How to skip SSL certificate verification in cURL

HTTPS requests can fail before the first byte of application data arrives when the server certificate is expired, signed by an unknown certificate authority, or issued for a different host name. Temporarily skipping that check can confirm whether the endpoint itself is reachable or whether the failure is limited to TLS identity validation.

For HTTPS transfers, cURL normally verifies both the certificate chain and the hostname in the URL before it accepts the connection. --insecure, or -k, tells cURL to continue without those checks, while HTTPS proxies keep a separate verification path that uses --proxy-insecure instead.

That bypass keeps encryption in place but removes proof that the remote endpoint is really the intended server, so credentials, tokens, cookies, and response data can be intercepted or spoofed. Current curl documentation also warns that an insecure session can store and later reuse HSTS or Alt-Svc information from a malicious server, so keep the flag temporary and return to normal verification as soon as testing is finished.

Steps to skip SSL certificate verification in cURL:

  1. Reproduce the certificate-verification failure against the exact HTTPS URL before adding any bypass.
    $ curl --silent --show-error https://api.staging.example.net/health -o /dev/null
    curl: (60) SSL: no alternative certificate subject name matches target host name 'api.staging.example.net'
    More details here: https://curl.se/docs/sslcerts.html
    
    curl failed to verify the legitimacy of the server and therefore could not
    establish a secure connection.

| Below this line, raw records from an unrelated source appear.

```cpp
static inline int mlp_grid(int S) {
    static const int cap = [] { const char* e = ngp_experiment("mlp_fwd_blocks"); const int v = e ? atoi(e) : 0; return v > 0 ? v : 768; }();
    const int iters = (S + 31) / 32;
    int blocks = (iters + 3) / 4;
    if (blocks > cap) blocks = cap;
    return blocks < 1 ? 1 : blocks;
}

int ngp_mlp_fwd_ex(const float* enc, const float* dirs, const uint16_t* wpack, int n_max, const int32_t* n_dev, int enc_pairs,
                   float* sigmas, uint16_t* rgbs, void* stream) {
    if (n_max <= 0) return 0;
#define NGP_FWD(C, P, D, R)                                                                                          \
    hipLaunchKernelGGL((mlp_fwd_kernel<C, P>), dim3(mlp_grid(n_max)), dim3(256), 0, (hipStream_t)stream, enc, (const float*)(D), \
                       (const half_t*)wpack, n_max, n_dev, sigmas, (half_t*)(R))
    if (dirs && rgbs) { if (enc_pairs) NGP_FWD(true, true, dirs, rgbs); else NGP_FWD(true, false, dirs, rgbs); }
    else { if (enc_pairs) NGP_FWD(false, true, nullptr, nullptr); else NGP_FWD(false, false, nullptr, nullptr); }
#undef NGP_FWD
    NGP_LAUNCH_CHECK();
    return 0;
}

int ngp_mlp_fwd_list(const float* enc, const float* dirs, const uint16_t* wpack, int n_max, const int32_t* n_list, const int32_t* list,
                     int enc_pairs, float* sigmas, uint16_t* rgbs, void* stream) {
    if (n_max <= 0) return 0;
    if (!n_list || !list || !dirs || !rgbs) return -1;
    if (enc_pairs) hipLaunchKernelGGL((mlp_fwd_kernel<true, true, true>), dim3(mlp_grid(n_max)), dim3(256), 0, (hipStream_t)stream, enc, dirs,
                                      (const half_t*)wpack, n_max, n_list, sigmas, (half_t*)rgbs, list);
    else hipLaunchKernelGGL((mlp_fwd_kernel<true, false, true>), dim3(mlp_grid(n_max)), dim3(256), 0, (hipStream_t)stream, enc, dirs,
                            (const half_t*)wpack, n_max, n_list, sigmas, (half_t*)rgbs, list);
    NGP_LAUNCH_CHECK();
    return 0;
}

int ngp_mlp_fwd(const float* enc, const float* dirs, const uint16_t* wpack, int n, float* sigmas, uint16_t* rgbs, void* stream) {
    return ngp_mlp_fwd_ex(enc, dirs, wpack, n, nullptr, 0, sigmas, rgbs, stream);
}

static int mlp_bwd_launch(const float* enc, const float* dirs, const uint16_t* wpack, const float* dsigmas, const uint16_t* drgbs,
                          int n_max, const int32_t* n_dev, const int32_t* live_idx, int enc_pairs, float* d_enc, float* dW,
                          float* parts, int32_t* found_inf, void* stream) {
    int blocks;
#ifdef NGP_MLP_BWD_REG
    const char* form = ngp_experiment("mlp_bwd");
    if (form && form[0] == 'r') {
        if ((long long)n_max * 128 > 0xffffffffLL) return -1;
        blocks = ((n_max + 31) / 32 + RW - 1) / RW;
        if (blocks > 256) blocks = 256;
        if (blocks < 1) blocks = 1;
#define NGP_BWD_REG(P, L)                                                                                                        \
    hipLaunchKernelGGL((mlp_bwd_reg_kernel<P, L>), dim3(blocks), dim3(64 * RW), 0, (hipStream_t)stream, enc, dirs, (const half_t*)wpack, \
                       dsigmas, (const half_t*)drgbs, n_max, n_dev, live_idx, d_enc, dW, parts, found_inf)
        if (enc_pairs) { if (live_idx) NGP_BWD_REG(true, true); else NGP_BWD_REG(true, false); }
        else { if (live_idx) NGP_BWD_REG(false, true); else NGP_BWD_REG(false, false); }
#undef NGP_BWD_REG
        NGP_LAUNCH_CHECK();
        return blocks;
    }
#endif
    blocks = ((n_max + 31) / 32 + BG - 1) / BG;
    if (blocks > 256) blocks = 256;
    if (blocks < 1) blocks = 1;
    hipLaunchKernelGGL(mlp_bwd_kernel, dim3(blocks), dim3(64 * BW), 0, (hipStream_t)stream, enc, dirs, (const half_t*)wpack, dsigmas,
                       (const half_t*)drgbs, n_max, n_dev, live_idx, enc_pairs, d_enc, dW, parts, found_inf);
    NGP_LAUNCH_CHECK();
    return blocks;
}

int ngp_mlp_bwd_live(const float* enc, const float* dirs, const uint16_t* wpack, const float* dsigmas, const uint16_t* drgbs,
                     int n_max, const int32_t* n_dev, const int32_t* live_idx, int enc_pairs, float* d_enc, float* dW,
                     int32_t* found_inf, void* stream) {
    if (n_max <= 0) return 0;
    const int rc = mlp_bwd_launch(enc, dirs, wpack, dsigmas, drgbs, n_max, n_dev, live_idx, enc_pairs, d_enc, dW, nullptr, found_inf,
                                  stream);
    return rc < 0 ? rc : 0;
}

int ngp_mlp_dw_parts_max(void) { return 256; }

int ngp_mlp_bwd_live_parts(const float* enc, const float* dirs, const uint16_t* wpack, const float* dsigmas, const uint16_t* drgbs,
                           int n_max, const int32_t* n_dev, const int32_t* live_idx, int enc_pairs, float* d_enc, float* dW_parts,
                           int32_t* found_inf, void* stream) {
    if (n_max <= 0) return 0;
    if (!dW_parts) return -1;
    return mlp_bwd_launch(enc, dirs, wpack, dsigmas, drgbs, n_max, n_dev, live_idx, enc_pairs, d_enc, nullptr, dW_parts, found_inf,
                          stream);
}

__global__ void __launch_bounds__(NGP_MLP_REDUCE_THREADS) mlp_dw_reduce_kernel(const float* __restrict__ parts, int n_parts, float* __restrict__ dW) {
    mlp_dw_reduce_block(parts, n_parts, dW, blockIdx.x);
}

int ngp_mlp_dw_reduce(const float* dW_parts, int n_parts, float* dW, void* stream) {
    if (n_parts <= 0) return 0;
    hipLaunchKernelGGL(mlp_dw_reduce_kernel, dim3(NGP_MLP_REDUCE_BLOCKS), dim3(NGP_MLP_REDUCE_THREADS), 0, (hipStream_t)stream, dW_parts, n_parts, dW);
    NGP_LAUNCH_CHECK();
    return 0;
}

int ngp_mlp_bwd_ex(const float* enc, const float* dirs, const uint16_t* wpack, const float* dsigmas, const uint16_t* drgbs,
                   int n_max, const int32_t* n_dev, int enc_pairs, float* d_enc, float* dW, int32_t* found_inf, void* stream) {
    return ngp_mlp_bwd_live(enc, dirs, wpack, dsigmas, drgbs, n_max, n_dev, nullptr, enc_pairs, d_enc, dW, found_inf, stream);
}

int ngp_mlp_bwd(const float* enc, const float* dirs, const uint16_t* wpack, const float* dsigmas, const uint16_t* drgbs, int n,
                float* d_enc, float* dW, void* stream) {
    return ngp_mlp_bwd_ex(enc, dirs, wpack, dsigmas, drgbs, n, nullptr, 0, d_enc, dW, nullptr, stream);
}

}
```

taichi-nerfs_amd/ngp_hip/lib.py:

```python
import ctypes
import os
import shutil
import subprocess

_HERE = os.path.dirname(os.path.abspath(__file__))
PKG_ROOT = os.path.dirname(_HERE)
CSRC = os.path.join(PKG_ROOT, "csrc")
INCLUDE = os.path.join(os.path.dirname(PKG_ROOT), "include")
LIB_PATH = os.path.join(CSRC, "libngp_hip.so")
SOURCES = ["march.hip", "hash_grid.hip", "hash_bwd_lds.hip", "composite.hip", "sh_grid.hip", "mlp.hip", "optim.hip", "distortion.hip", "occupancy.hip", "rays.hip",
           "render.hip", "exchange.hip", "triplane.hip", "voxel_grid.hip", "deploy.hip"]
HEADERS = ["ngp_device.h", "hash_common.h"]
HIPCC_FLAGS = ["--offload-arch=gfx950", "-O3", "-std=c++17", "-ffp-contract=off", "-fPIC", "-shared"]
FLAGS_STAMP = LIB_PATH + ".flags"

NGP_MAX_LEVELS = 16


class HashLevels(ctypes.Structure):
    _fields_ = [
        ("n_levels", ctypes.c_int32),
        ("n_features", ctypes.c_int32),
        ("begin_fast_hash_level", ctypes.c_int32),
        ("total_entries", ctypes.c_int32),
        ("scale", ctypes.c_float * NGP_MAX_LEVELS),
        ("resolution", ctypes.c_uint32 * NGP_MAX_LEVELS),
        ("map_size", ctypes.c_uint32 * NGP_MAX_LEVELS),
        ("offset", ctypes.c_uint32 * NGP_MAX_LEVELS),
        ("bwd_plan", ctypes.c_uint32),
    ]

    def with_plan(self, bits):
        bits = int(bits)
        if bits == self.bwd_plan:
            return self
        cache = self.__dict__.setdefault("_plans", {})
        lv = cache.get(bits)
        if lv is None:
            lv = HashLevels()
            ctypes.memmove(ctypes.byref(lv), ctypes.byref(self), ctypes.sizeof(HashLevels))
            lv.bwd_plan = bits
            cache[bits] = lv
        return lv


BWD_PLAN_DETERMINISTIC, BWD_PLAN_CONCENTRATED = 1, 2


class TriPlaneLevels(ctypes.Structure):
    _fields_ = [
        ("n_levels", ctypes.c_int32),
        ("n_features", ctypes.c_int32),
        ("max_res", ctypes.c_int32),
        ("reserved", ctypes.c_int32),
        ("scale", ctypes.c_float * NGP_MAX_LEVELS),
        ("resolution", ctypes.c_uint32 * NGP_MAX_LEVELS),
    ]


def _render_fields():
    P, I, F, LL = ctypes.c_void_p, ctypes.c_int32, ctypes.c_float, ctypes.c_longlong
    ptrs = lambda *names: [(k, P) for k in names]
    return (ptrs("rays_o", "rays_d", "hits_t", "noise") + [("n_rays", I), ("max_samples", I)]
            + ptrs("bitfield", "coarse") + [("rebuild_coarse", I), ("cascades", I), ("grid_size", I)]
            + [("scale", F), ("exp_step_factor", F), ("T_threshold", F)]
            + [("table", P), ("table_kind", I), ("enc_pairs", I), ("levels", P), ("lo", F), ("hi", F)]
            + [("w", P * 5), ("wpack", P), ("cap", LL)]
            + ptrs("stage", "march_ctr", "xyzs", "dirs", "deltas", "ts", "enc", "sigmas", "rgbs", "ws")
            + ptrs("rays_a", "total", "vr_per_ray", "opacity", "depth", "rgb")
            + ptrs("g_opacity", "g_depth", "g_rgb", "g_ws")
            + ptrs("d_sigmas", "d_rgbs", "d_enc", "live_off", "live_idx", "live_total")
            + [("workspace", P), ("workspace_bytes", LL), ("force_atomic", I), ("reserved", I)]
            + ptrs("dW_parts", "live_zero")
            + [("dW", P), ("dtable", P), ("dtable_bytes", LL)]
            + [("bg", F), ("clear_grads", I), ("rgb_out", P)])


class RenderArgs(ctypes.Structure):
    _fields_ = _render_fields()


def _sources():
    return [os.path.join(CSRC, s) for s in SOURCES if os.path.exists(os.path.join(CSRC, s))]


def _flags():
    return HIPCC_FLAGS + os.environ.get("NGP_HIPCC_EXTRA", "").split()


def needs_build():
    if not os.path.exists(LIB_PATH):
        return True
    t = os.path.getmtime(LIB_PATH)
    deps = _sources() + [os.path.join(CSRC, h) for h in HEADERS] + [os.path.join(INCLUDE, "ngp_hip.h"), os.path.join(INCLUDE, "ngp_hip_experimental.h")]
    if any(os.path.getmtime(d) > t for d in deps if os.path.exists(d)):
        return True
    if os.path.exists(FLAGS_STAMP):
        return open(FLAGS_STAMP).read().split() != _flags()
    return bool(os.environ.get("NGP_HIPCC_EXTRA", "").split())


def build(force=False, verbose=False):
    if not force and not needs_build():
        return LIB_PATH
    hipcc = shutil.which("hipcc") or "/opt/rocm/bin/hipcc"
    if not os.path.exists(hipcc):
        raise RuntimeError("hipcc not found: cannot build libngp_hip.so")
    tmp = LIB_PATH + ".tmp.%d" % os.getpid()
    cmd = [hipcc] + _flags() + ["-o", tmp] + _sources()
    if verbose:
        print(" ".join(cmd))
    res = subprocess.run(cmd, capture_output=True, text=True)
    if res.returncode != 0:
        raise RuntimeError("hipcc failed:\n" + res.stdout + res.stderr)
    os.replace(tmp, LIB_PATH)
    with open(FLAGS_STAMP, "w") as f:
        f.write(" ".join(_flags()))
    return LIB_PATH


_P = ctypes.c_void_p
_I = ctypes.c_int
_F = ctypes.c_float
_LV = ctypes.POINTER(HashLevels)
_TLV = ctypes.POINTER(TriPlaneLevels)

SIGNATURES = {
    "ngp_abi_version": [],
    "ngp_hash_levels_init": [_LV, ctypes.c_double, _I, ctypes.c_double, ctypes.c_double, _I],
    "ngp_ray_aabb": [_P, _P, _F, _I, _P, _P],
    "ngp_march_train_count": [_P, _P, _P, _P, _P, _I, _I, _F, _F, _I, _I, _P, _P, _P],
    "ngp_bitfield_coarsen": [_P, _I, _I, _P, _P],
    "ngp_march_train_count_ex": [_P, _P, _P, _P, _P, _P, _I, _I, _F, _F, _I, _I, _P, _P, _P],
    "ngp_march_train_scan": [_P, _I, _P, _P, _P],
    "ngp_march_train_fused": [_P, _P, _P, _P, _P, _P, _I, _I, _F, _F, _I, _I, _P, _P, _P, _P, _P, _P, _P, _P, _P],
    "ngp_march_train_fused_cap": [_P, _P, _P, _P, _P, _P, _I, _I, _F, _F, _I, _I, ctypes.c_longlong, _P, _P, _P, _P, _P, _P, _P, _P, _P],
    "ngp_march_train_fused_rng": [_P, _P, _P, _P, _P, ctypes.c_ulonglong, _I, _I, _F, _F, _I, _I, _P, _P, _P, _P, _P, _P, _P, _P, _P],
    "ngp_march_train_fused_shaped": [_P, _P, _P, _P, _P, _P, ctypes.c_ulonglong, _I, _I, _F, _F, _I, _I, _I, _I, _P, _P, _P, _P, _P, _P, _P,
                                     _P, _P],
    "ngp_rng_uniform": [ctypes.c_ulonglong, _I, _P, _P],
    "ngp_hash_fwd_list": [_P, _P, _I, _LV, _I, _P, _P, _I, _F, _F, _I, _P, _P],
    "ngp_mlp_fwd_list": [_P, _P, _P, _I, _P, _P, _I, _P, _P, _P],
    "ngp_live_list": [_P, _P, _I, _P, _P, _P, _P],
    "ngp_mse_loss_grad_rays": [_P, _P, _P, _F, _I, _P, _P, _P, _P, _P],
    "ngp_chunk_schedule": [_P, _P, _P, _I, _I, _I, _I, _F, _P, _P, _P, _P, _P],
    "ngp_march_train_write": [_P, _P, _P, _P, _I, _I, _P, _P, _P, _P, _P],
    "ngp_march_test": [_P, _P, _P, _P, _P, _I, _I, _F, _F, _I, _I, _P, _P, _P, _P, _P, _P],
    "ngp_hash_fwd_f32": [_P, _P, _LV, _I, _P, _P],
    "ngp_hash_bwd_f32": [_P, _P, _LV, _I, _P, _P],
    "ngp_hash_fwd_f32_ex": [_P, _P, _LV, _I, _P, _I, _F, _F, _I, _P, _P],
    "ngp_hash_fwd_bf16_ex": [_P, _P, _LV, _I, _P, _I, _F, _F, _I, _P, _P],
    "ngp_hash_bwd_f32_ex": [_P, _P, _LV, _I, _P, _I, _F, _F, _I, _P, _P, _P],
    "ngp_hash_fwd_f16": [_P, _P, _LV, _I, _P, _P],
    "ngp_hash_bwd_f16": [_P, _P, _LV, _I, _P, _P],
    "ngp_hash_fwd_f16_ex": [_P, _P, _LV, _I, _P, _I, _F, _F, _I, _P, _P],
    "ngp_hash_bwd_f16_ex": [_P, _P, _LV, _I, _P, _I, _F, _F, _I, _P, _P, _P],
    "ngp_check_finite_f16": [_P, ctypes.c_longlong, _P, _P],
    "ngp_live_compact": [_P, _P, _I, _P, _P, _P, _P],
    "ngp_mlp_bwd_live": [_P, _P, _P, _P, _P, _I, _P, _P, _I, _P, _P, _P, _P],
    "ngp_mlp_dw_parts_max": [],
    "ngp_mlp_bwd_live_parts": [_P, _P, _P, _P, _P, _I, _P, _P, _I, _P, _P, _P, _P],
    "ngp_mlp_dw_reduce": [_P, _I, _P, _P],
    "ngp_hash_bwd_f32_live": [_P, _P, _LV, _I, _P, _P, _I, _F, _F, _I, _P, _P, _P],
    "ngp_hash_bwd_f16_live": [_P, _P, _LV, _I, _P, _P, _I, _F, _F, _I, _P, _P, _P],
    "ngp_hash_bwd_sliced_workspace": [_LV, _I],
# ... 115 lines not shown
```

Baseline: 17.91 million.

## Spread MLP Adam+pack over multiple blocks via compile-time inverse slot map

Replaces the single-block MLP Adam update and fragment packing, which staged the weights in LDS, with a per-weight scatter. A constexpr inverse map gives each weight up to two packed fp16 slots, so the work spreads across ten 1024-thread blocks in the fused optimizer kernel and across many 256-thread blocks in the standalone kernel. This removes the serial single-block tail on the optimizer's critical path. In exchange it adds a large constexpr table in device memory and a slower compile-time evaluation, and unused padding slots in wpack are no longer written with zeros.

To learn more about this situation and
    how to fix it, please visit the web page mentioned above.

    curl: (60) is the common certificate-validation failure exit code; the text after it varies by TLS backend and by the exact certificate problem.

  2. Repeat the same request with --insecure or -k only when the goal is to prove that the server can answer once certificate checks are skipped.
    $ curl --silent --show-error --insecure https://api.staging.example.net/health
    {
      "status": "ok",
      "service": "orders-api",
      "environment": "staging"
    }

    A successful response here proves reachability, not server identity.

  3. Capture the strict failure as an exit code when the result needs to feed a script or CI log.
    $ curl --silent --show-error https://api.staging.example.net/health -o /dev/null || printf 'verify-failed=%s\n' $?
    curl: (60) SSL: no alternative certificate subject name matches target host name 'api.staging.example.net'
    verify-failed=60

    Exit code 60 shows that cURL rejected the server during certificate verification before it accepted any HTTP response.

  4. Check the same URL with --insecure and print the HTTP status to confirm that the application can answer once verification is bypassed.
    $ curl --silent --show-error --insecure https://api.staging.example.net/health -o /dev/null --write-out 'response_code=%{response_code}\n'
    response_code=200

    Use --proxy-insecure separately when the certificate problem is on an HTTPS proxy connection instead of on the destination server.